**Task brief**
The whole listing should be given back without any alteration.

**Source material**

# xinntao/EDVR

Measured on AMD Instinct MI355X. Metric: EDVR-L x4 5-frame 720p clips/sec, higher is better.
Workload: dtype fp32 emulated as 2xf16 (hi+lo, 22-bit operands, 4 cross products), fp32 accumulate; 1 GPU; EDVR-L x4, 5 frames, 180x320 LR -> 720x1280, batch 10/GPU, inference; clips_per_gpu=10, global_clips=10, parallelism=clip-sharded x1, no data-path collective, world_size=1, backend=single process

## Files before the change

edvr_amd/_lib.py:

```python
import ctypes
import os

_HERE = os.path.dirname(os.path.abspath(__file__))
LIB_PATH = os.environ.get('EDVR_AMD_LIB') or os.path.join(_HERE, 'lib', 'libedvr_amd.so')

c_float_p = ctypes.c_void_p
i32, i64, f32, sz = ctypes.c_int, ctypes.c_int64, ctypes.c_float, ctypes.c_size_t
vp = ctypes.c_void_p


class ConvDesc(ctypes.Structure):
    _fields_ = [
        ('x1', vp), ('x2', vp), ('c1', i32), ('c2', i32), ('x1_img_stride', i64), ('x2_img_stride', i64),
        ('x2_div', i32), ('x2_mul', i32), ('x2_add', i32), ('n', i32), ('h', i32), ('w', i32), ('wpk', vp),
        ('bias', vp), ('co', i32), ('ks', i32), ('stride', i32), ('act', i32), ('act_from', i32), ('res1', vp),
        ('res2', vp), ('res1_img_stride', i64), ('res2_img_stride', i64), ('y', vp), ('y_img_stride', i64),
        ('out_mode', i32), ('algo', i32), ('gate', vp), ('gate_img_stride', i64), ('gate_slope', f32), ('y_scale', f32),
        ('wpk_f4', vp), ('abs_sum', vp), ('abs_sum_channels', i32), ('wpk_f4s', vp), ('x_amax', vp), ('y_amax', vp),
        ('pre', vp), ('pre_img_stride', i64), ('pre_div', i32), ('pre_mul', i32), ('pre_add', i32), ('pre_n', i32), ('wpk_ds', vp),
    ]


PROTOTYPES = {
    'edvr_version': (ctypes.c_char_p, []),
    'edvr_last_error': (ctypes.c_char_p, []),
    'edvr_check_device': (i32, []),
    'edvr_conv2d_packed_weight_elems': (sz, [i32, i32, i32]),
    'edvr_conv2d_pack_weight_f32': (i32, [vp, vp, i32, i32, i32, i32, vp]),
    'edvr_conv2d_packed_weight_f4_elems': (sz, [i32, i32]),
    'edvr_conv2d_pack_weight_f4_f32': (i32, [vp, vp, i32, i32, i32, vp]),
    'edvr_conv2d_packed_weight_f4s_elems': (sz, [i32, i32]),
    'edvr_conv2d_pack_weight_f4s_f32': (i32, [vp, vp, i32, i32, i32, vp]),
    'edvr_conv2d_packed_weight_1x1s_elems': (sz, [i32, i32]),
    'edvr_conv2d_pack_weight_1x1s_f32': (i32, [vp, vp, i32, i32, vp]),
    'edvr_conv2d_packed_weight_ds_elems': (sz, [i32, i32, i32]),
    'edvr_conv2d_pack_weight_ds_f32': (i32, [vp, vp, i32, i32, i32, vp]),
    'edvr_amax_f32': (i32, [vp, vp, i32, i64, i64, vp]),
    'edvr_pack_job_bytes': (sz, []),
    'edvr_conv2d_pack_weights_multi': (i32, [vp, i32, i32, i32, vp]),
    'edvr_conv2d_f32': (i32, [ctypes.POINTER(ConvDesc), vp]),
    'edvr_conv2d_kernel': (i32, [ctypes.POINTER(ConvDesc)]),
    'edvr_conv2d_gate_supported': (i32, [ctypes.POINTER(ConvDesc)]),
    'edvr_conv2d_abs_sum_supported': (i32, [ctypes.POINTER(ConvDesc)]),
    'edvr_conv2d_y_amax_supported': (i32, [ctypes.POINTER(ConvDesc)]),
    'edvr_conv2d_pre_supported': (i32, [ctypes.POINTER(ConvDesc)]),
    'edvr_conv2d_f4s_set_lean': (i32, [i32]),
    'edvr_conv2d_f4s_lean_items': (i32, [ctypes.POINTER(ConvDesc)]),
    'edvr_conv2d_kernel_name': (i32, [ctypes.POINTER(ConvDesc), ctypes.c_char_p, sz]),
    'edvr_conv2d_executed_flops': (i32, [ctypes.POINTER(ConvDesc), ctypes.POINTER(ctypes.c_double)]),
    'edvr_dcnv2_fwd_ws_bytes': (sz, [i32] * 12),
    'edvr_dcnv2_fwd_f32': (i32, [vp] * 6 + [i32] * 12 + [i64, i64, i32, i32, vp, sz, vp]),
    'edvr_dcnv2_fwd_split_f32': (i32, [vp] * 6 + [i32] * 12 + [i64, i64, i32, i32, vp, sz, vp, vp]),
    'edvr_dcnv2_fwd_split_applies': (i32, [vp] + [i32] * 13),
    'edvr_dcnv2_fwd_kernel_name': (i32, [vp] + [i32] * 13 + [ctypes.c_char_p, sz]),
    'edvr_dcnv2_bwd_ws_bytes': (sz, [i32] * 12),
    'edvr_dcnv2_any_ws_bytes': (sz, [i32] * 13),
    'edvr_dcnv2_fwd_any': (i32, [i32] + [vp] * 6 + [i32] * 12 + [i64, i64, vp, sz, vp]),
    'edvr_dcnv2_bwd_any': (i32, [i32] + [vp] * 10 + [i32] * 12 + [i64, i64, i64, i64, vp, sz, vp]),
    'edvr_psnr_sse_f32': (i32, [vp, vp, vp, i32, i32, i32, i32, i64, i64, i32, i32, i32, vp]),
    'edvr_ssim_partials': (sz, [i32, i32, i32]),
    'edvr_ssim_f32': (i32, [vp, vp, vp, i32, i32, i32, i32, i64, i64, i32, i32, vp]),
    'edvr_niqe_blocks': (sz, [i32, i32, i32]),
    'edvr_niqe_moments_f32': (i32, [vp, vp, i32, i32, i32, i32, i64, i32, vp]),
    'edvr_niqe_moments_u8': (i32, [vp, vp, i32, i32, i32, i64, i32, vp]),
    'edvr_frames_u8_to_f32': (i32, [vp, vp, i32, i32, i32, i32, vp, i32, vp]),
    'edvr_gather_images_f32': (i32, [vp, vp, vp, vp, i32, vp, i32, i32, vp]),
    'edvr_upsample4x_add_u8': (i32, [vp, vp, vp, i32, i32, i32, vp]),
# ... 108 lines not shown
```

edvr_amd/csrc/conv1x1_s.hip:

```cpp
#include <cstdlib>

#include "common.h"
#include "pack.h"

namespace edvr {

typedef float f32x16 __attribute__((ext_vector_type(16)));
typedef int c1s_i32x4 __attribute__((ext_vector_type(4)));
typedef _Float16 c1s_f16x8 __attribute__((ext_vector_type(8)));

struct Conv1x1SArgs {
  edvr_conv2d_desc d;
  const unsigned *wq;
  int ci, cop, co_start;
  int seg_shift;
};
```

**Output for this task**
# xinntao/EDVR

Measured on AMD Instinct MI355X. Metric: EDVR-L x4 5-frame 720p clips/sec, higher is better.
Workload: dtype fp32 emulated as 2xf16 (hi+lo, 22-bit operands, 4 cross products), fp32 accumulate; 1 GPU; EDVR-L x4, 5 frames, 180x320 LR -> 720x1280, batch 10/GPU, inference; clips_per_gpu=10, global_clips=10, parallelism=clip-sharded x1, no data-path collective, world_size=1, backend=single process

## Files before the change

edvr_amd/_lib.py:

```python
import ctypes
import os

_HERE = os.path.dirname(os.path.abspath(__file__))
LIB_PATH = os.environ.get('EDVR_AMD_LIB') or os.path.join(_HERE, 'lib', 'libedvr_amd.so')

c_float_p = ctypes.c_void_p
i32, i64, f32, sz = ctypes.c_int, ctypes.c_int64, ctypes.c_float, ctypes.c_size_t
vp = ctypes.c_void_p


class ConvDesc(ctypes.Structure):
    _fields_ = [
        ('x1', vp), ('x2', vp), ('c1', i32), ('c2', i32), ('x1_img_stride', i64), ('x2_img_stride', i64),
        ('x2_div', i32), ('x2_mul', i32), ('x2_add', i32), ('n', i32), ('h', i32), ('w', i32), ('wpk', vp),
        ('bias', vp), ('co', i32), ('ks', i32), ('stride', i32), ('act', i32), ('act_from', i32), ('res1', vp),
        ('res2', vp), ('res1_img_stride', i64), ('res2_img_stride', i64), ('y', vp), ('y_img_stride', i64),
        ('out_mode', i32), ('algo', i32), ('gate', vp), ('gate_img_stride', i64), ('gate_slope', f32), ('y_scale', f32),
        ('wpk_f4', vp), ('abs_sum', vp), ('abs_sum_channels', i32), ('wpk_f4s', vp), ('x_amax', vp), ('y_amax', vp),
        ('pre', vp), ('pre_img_stride', i64), ('pre_div', i32), ('pre_mul', i32), ('pre_add', i32), ('pre_n', i32), ('wpk_ds', vp),
    ]


PROTOTYPES = {
    'edvr_version': (ctypes.c_char_p, []),
    'edvr_last_error': (ctypes.c_char_p, []),
    'edvr_check_device': (i32, []),
    'edvr_conv2d_packed_weight_elems': (sz, [i32, i32, i32]),
    'edvr_conv2d_pack_weight_f32': (i32, [vp, vp, i32, i32, i32, i32, vp]),
    'edvr_conv2d_packed_weight_f4_elems': (sz, [i32, i32]),
    'edvr_conv2d_pack_weight_f4_f32': (i32, [vp, vp, i32, i32, i32, vp]),
    'edvr_conv2d_packed_weight_f4s_elems': (sz, [i32, i32]),
    'edvr_conv2d_pack_weight_f4s_f32': (i32, [vp, vp, i32, i32, i32, vp]),
    'edvr_conv2d_packed_weight_1x1s_elems': (sz, [i32, i32]),
    'edvr_conv2d_pack_weight_1x1s_f32': (i32, [vp, vp, i32, i32, vp]),
    'edvr_conv2d_packed_weight_ds_elems': (sz, [i32, i32, i32]),
    'edvr_conv2d_pack_weight_ds_f32': (i32, [vp, vp, i32, i32, i32, vp]),
    'edvr_amax_f32': (i32, [vp, vp, i32, i64, i64, vp]),
    'edvr_pack_job_bytes': (sz, []),
    'edvr_conv2d_pack_weights_multi': (i32, [vp, i32, i32, i32, vp]),
    'edvr_conv2d_f32': (i32, [ctypes.POINTER(ConvDesc), vp]),
    'edvr_conv2d_kernel': (i32, [ctypes.POINTER(ConvDesc)]),
    'edvr_conv2d_gate_supported': (i32, [ctypes.POINTER(ConvDesc)]),
    'edvr_conv2d_abs_sum_supported': (i32, [ctypes.POINTER(ConvDesc)]),
    'edvr_conv2d_y_amax_supported': (i32, [ctypes.POINTER(ConvDesc)]),
    'edvr_conv2d_pre_supported': (i32, [ctypes.POINTER(ConvDesc)]),
    'edvr_conv2d_f4s_set_lean': (i32, [i32]),
    'edvr_conv2d_f4s_lean_items': (i32, [ctypes.POINTER(ConvDesc)]),
    'edvr_conv2d_kernel_name': (i32, [ctypes.POINTER(ConvDesc), ctypes.c_char_p, sz]),
    'edvr_conv2d_executed_flops': (i32, [ctypes.POINTER(ConvDesc), ctypes.POINTER(ctypes.c_double)]),
    'edvr_dcnv2_fwd_ws_bytes': (sz, [i32] * 12),
    'edvr_dcnv2_fwd_f32': (i32, [vp] * 6 + [i32] * 12 + [i64, i64, i32, i32, vp, sz, vp]),
    'edvr_dcnv2_fwd_split_f32': (i32, [vp] * 6 + [i32] * 12 + [i64, i64, i32, i32, vp, sz, vp, vp]),
    'edvr_dcnv2_fwd_split_applies': (i32, [vp] + [i32] * 13),
    'edvr_dcnv2_fwd_kernel_name': (i32, [vp] + [i32] * 13 + [ctypes.c_char_p, sz]),
    'edvr_dcnv2_bwd_ws_bytes': (sz, [i32] * 12),
    'edvr_dcnv2_any_ws_bytes': (sz, [i32] * 13),
    'edvr_dcnv2_fwd_any': (i32, [i32] + [vp] * 6 + [i32] * 12 + [i64, i64, vp, sz, vp]),
    'edvr_dcnv2_bwd_any': (i32, [i32] + [vp] * 10 + [i32] * 12 + [i64, i64, i64, i64, vp, sz, vp]),
    'edvr_psnr_sse_f32': (i32, [vp, vp, vp, i32, i32, i32, i32, i64, i64, i32, i32, i32, vp]),
    'edvr_ssim_partials': (sz, [i32, i32, i32]),
    'edvr_ssim_f32': (i32, [vp, vp, vp, i32, i32, i32, i32, i64, i64, i32, i32, vp]),
    'edvr_niqe_blocks': (sz, [i32, i32, i32]),
    'edvr_niqe_moments_f32': (i32, [vp, vp, i32, i32, i32, i32, i64, i32, vp]),
    'edvr_niqe_moments_u8': (i32, [vp, vp, i32, i32, i32, i64, i32, vp]),
    'edvr_frames_u8_to_f32': (i32, [vp, vp, i32, i32, i32, i32, vp, i32, vp]),
    'edvr_gather_images_f32': (i32, [vp, vp, vp, vp, i32, vp, i32, i32, vp]),
    'edvr_upsample4x_add_u8': (i32, [vp, vp, vp, i32, i32, i32, vp]),
# ... 108 lines not shown
```

edvr_amd/csrc/conv1x1_s.hip:

```cpp
#include <cstdlib>

#include "common.h"
#include "pack.h"

namespace edvr {

typedef float f32x16 __attribute__((ext_vector_type(16)));
typedef int c1s_i32x4 __attribute__((ext_vector_type(4)));
typedef _Float16 c1s_f16x8 __attribute__((ext_vector_type(8)));

struct Conv1x1SArgs {
  edvr_conv2d_desc d;
  const unsigned *wq;
  int ci, cop, co_start;
  int seg_shift;
};
```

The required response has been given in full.